[Dataset entries]
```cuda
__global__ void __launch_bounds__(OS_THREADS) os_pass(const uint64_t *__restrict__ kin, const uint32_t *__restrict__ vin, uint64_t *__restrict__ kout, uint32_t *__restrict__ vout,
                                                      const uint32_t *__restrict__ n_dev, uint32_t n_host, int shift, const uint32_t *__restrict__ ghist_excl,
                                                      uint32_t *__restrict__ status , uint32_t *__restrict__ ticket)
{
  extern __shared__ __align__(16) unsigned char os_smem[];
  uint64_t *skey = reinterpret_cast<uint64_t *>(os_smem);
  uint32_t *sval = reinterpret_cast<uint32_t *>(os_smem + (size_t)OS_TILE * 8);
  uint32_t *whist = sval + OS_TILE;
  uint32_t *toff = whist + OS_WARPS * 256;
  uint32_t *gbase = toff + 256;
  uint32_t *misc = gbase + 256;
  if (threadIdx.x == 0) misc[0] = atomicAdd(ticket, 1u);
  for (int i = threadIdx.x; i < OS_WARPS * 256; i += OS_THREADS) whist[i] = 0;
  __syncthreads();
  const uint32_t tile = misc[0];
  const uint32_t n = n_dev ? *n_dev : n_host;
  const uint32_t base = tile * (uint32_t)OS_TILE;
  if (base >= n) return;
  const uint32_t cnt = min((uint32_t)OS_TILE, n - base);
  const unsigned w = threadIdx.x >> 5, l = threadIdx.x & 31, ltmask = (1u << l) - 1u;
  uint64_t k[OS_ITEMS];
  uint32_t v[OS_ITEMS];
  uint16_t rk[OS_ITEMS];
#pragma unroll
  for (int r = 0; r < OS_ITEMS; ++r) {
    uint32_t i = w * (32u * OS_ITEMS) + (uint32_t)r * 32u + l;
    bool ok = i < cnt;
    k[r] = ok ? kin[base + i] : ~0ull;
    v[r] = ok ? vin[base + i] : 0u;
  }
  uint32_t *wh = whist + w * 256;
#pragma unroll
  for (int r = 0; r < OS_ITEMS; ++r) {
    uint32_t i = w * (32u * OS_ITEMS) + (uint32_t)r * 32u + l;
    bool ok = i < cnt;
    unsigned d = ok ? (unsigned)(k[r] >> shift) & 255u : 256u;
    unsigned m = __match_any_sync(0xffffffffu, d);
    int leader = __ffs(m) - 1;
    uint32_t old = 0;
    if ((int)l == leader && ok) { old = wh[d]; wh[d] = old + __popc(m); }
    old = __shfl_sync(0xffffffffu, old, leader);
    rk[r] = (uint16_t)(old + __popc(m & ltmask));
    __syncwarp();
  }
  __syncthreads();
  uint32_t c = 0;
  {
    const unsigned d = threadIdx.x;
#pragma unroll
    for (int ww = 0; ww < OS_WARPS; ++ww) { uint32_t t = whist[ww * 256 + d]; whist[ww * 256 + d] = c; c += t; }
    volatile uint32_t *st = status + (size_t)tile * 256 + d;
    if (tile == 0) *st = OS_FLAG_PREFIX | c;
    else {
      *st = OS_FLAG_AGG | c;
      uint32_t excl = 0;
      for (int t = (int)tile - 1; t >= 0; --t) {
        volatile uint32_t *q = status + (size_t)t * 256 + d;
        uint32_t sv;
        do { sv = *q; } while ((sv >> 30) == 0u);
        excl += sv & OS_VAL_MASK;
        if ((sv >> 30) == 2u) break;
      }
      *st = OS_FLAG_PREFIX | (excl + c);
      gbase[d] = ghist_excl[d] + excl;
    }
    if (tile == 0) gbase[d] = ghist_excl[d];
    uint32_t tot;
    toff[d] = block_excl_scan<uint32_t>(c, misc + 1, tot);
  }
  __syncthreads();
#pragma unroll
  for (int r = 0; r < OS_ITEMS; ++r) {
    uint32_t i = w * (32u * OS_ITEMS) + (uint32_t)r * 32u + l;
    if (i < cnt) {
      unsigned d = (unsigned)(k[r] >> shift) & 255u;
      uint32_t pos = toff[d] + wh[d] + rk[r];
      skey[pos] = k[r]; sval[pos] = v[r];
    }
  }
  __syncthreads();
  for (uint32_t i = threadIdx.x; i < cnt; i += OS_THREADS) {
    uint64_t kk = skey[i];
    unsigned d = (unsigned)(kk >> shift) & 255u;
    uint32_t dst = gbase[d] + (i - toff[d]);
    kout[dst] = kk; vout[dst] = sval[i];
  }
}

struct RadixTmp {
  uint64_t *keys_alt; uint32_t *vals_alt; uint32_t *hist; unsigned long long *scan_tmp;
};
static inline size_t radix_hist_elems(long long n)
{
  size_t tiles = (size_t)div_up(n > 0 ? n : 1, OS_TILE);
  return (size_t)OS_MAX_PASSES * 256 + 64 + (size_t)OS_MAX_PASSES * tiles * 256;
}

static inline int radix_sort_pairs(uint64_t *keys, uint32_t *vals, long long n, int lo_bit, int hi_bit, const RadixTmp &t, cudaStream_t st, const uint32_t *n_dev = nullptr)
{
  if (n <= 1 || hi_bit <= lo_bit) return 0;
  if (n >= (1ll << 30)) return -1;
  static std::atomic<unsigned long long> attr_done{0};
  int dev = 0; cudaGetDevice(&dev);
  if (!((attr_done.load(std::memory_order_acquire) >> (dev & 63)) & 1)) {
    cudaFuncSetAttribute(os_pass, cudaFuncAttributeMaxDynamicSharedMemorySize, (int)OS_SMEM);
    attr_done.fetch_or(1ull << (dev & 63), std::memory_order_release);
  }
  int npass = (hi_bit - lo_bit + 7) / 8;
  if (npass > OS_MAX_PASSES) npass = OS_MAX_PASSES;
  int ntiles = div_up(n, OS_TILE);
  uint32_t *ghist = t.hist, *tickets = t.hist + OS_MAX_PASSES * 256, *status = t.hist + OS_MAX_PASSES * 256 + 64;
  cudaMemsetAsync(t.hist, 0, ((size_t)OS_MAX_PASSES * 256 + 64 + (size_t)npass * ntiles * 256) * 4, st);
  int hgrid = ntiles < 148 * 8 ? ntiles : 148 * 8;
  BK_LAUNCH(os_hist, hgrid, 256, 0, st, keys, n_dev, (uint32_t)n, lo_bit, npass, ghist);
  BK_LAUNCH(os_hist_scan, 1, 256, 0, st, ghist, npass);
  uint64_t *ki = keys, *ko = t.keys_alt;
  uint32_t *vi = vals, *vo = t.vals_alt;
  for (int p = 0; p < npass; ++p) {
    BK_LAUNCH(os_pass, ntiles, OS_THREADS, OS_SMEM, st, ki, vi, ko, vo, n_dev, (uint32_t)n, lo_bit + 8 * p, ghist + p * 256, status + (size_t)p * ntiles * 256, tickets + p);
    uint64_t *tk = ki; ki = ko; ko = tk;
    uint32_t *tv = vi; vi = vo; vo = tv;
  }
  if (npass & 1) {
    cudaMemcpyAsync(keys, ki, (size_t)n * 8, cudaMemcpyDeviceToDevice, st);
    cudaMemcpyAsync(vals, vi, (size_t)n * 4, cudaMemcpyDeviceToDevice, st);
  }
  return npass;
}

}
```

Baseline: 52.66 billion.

## WORK REQUIRED
Wherever the string "leader" appears in the entries above, return the line it appears on.

## WRITTEN REPLY
    int leader = __ffs(m) - 1;
    if ((int)l == leader && ok) { old = wh[d]; wh[d] = old + __popc(m); }
    old = __shfl_sync(0xffffffffu, old, leader);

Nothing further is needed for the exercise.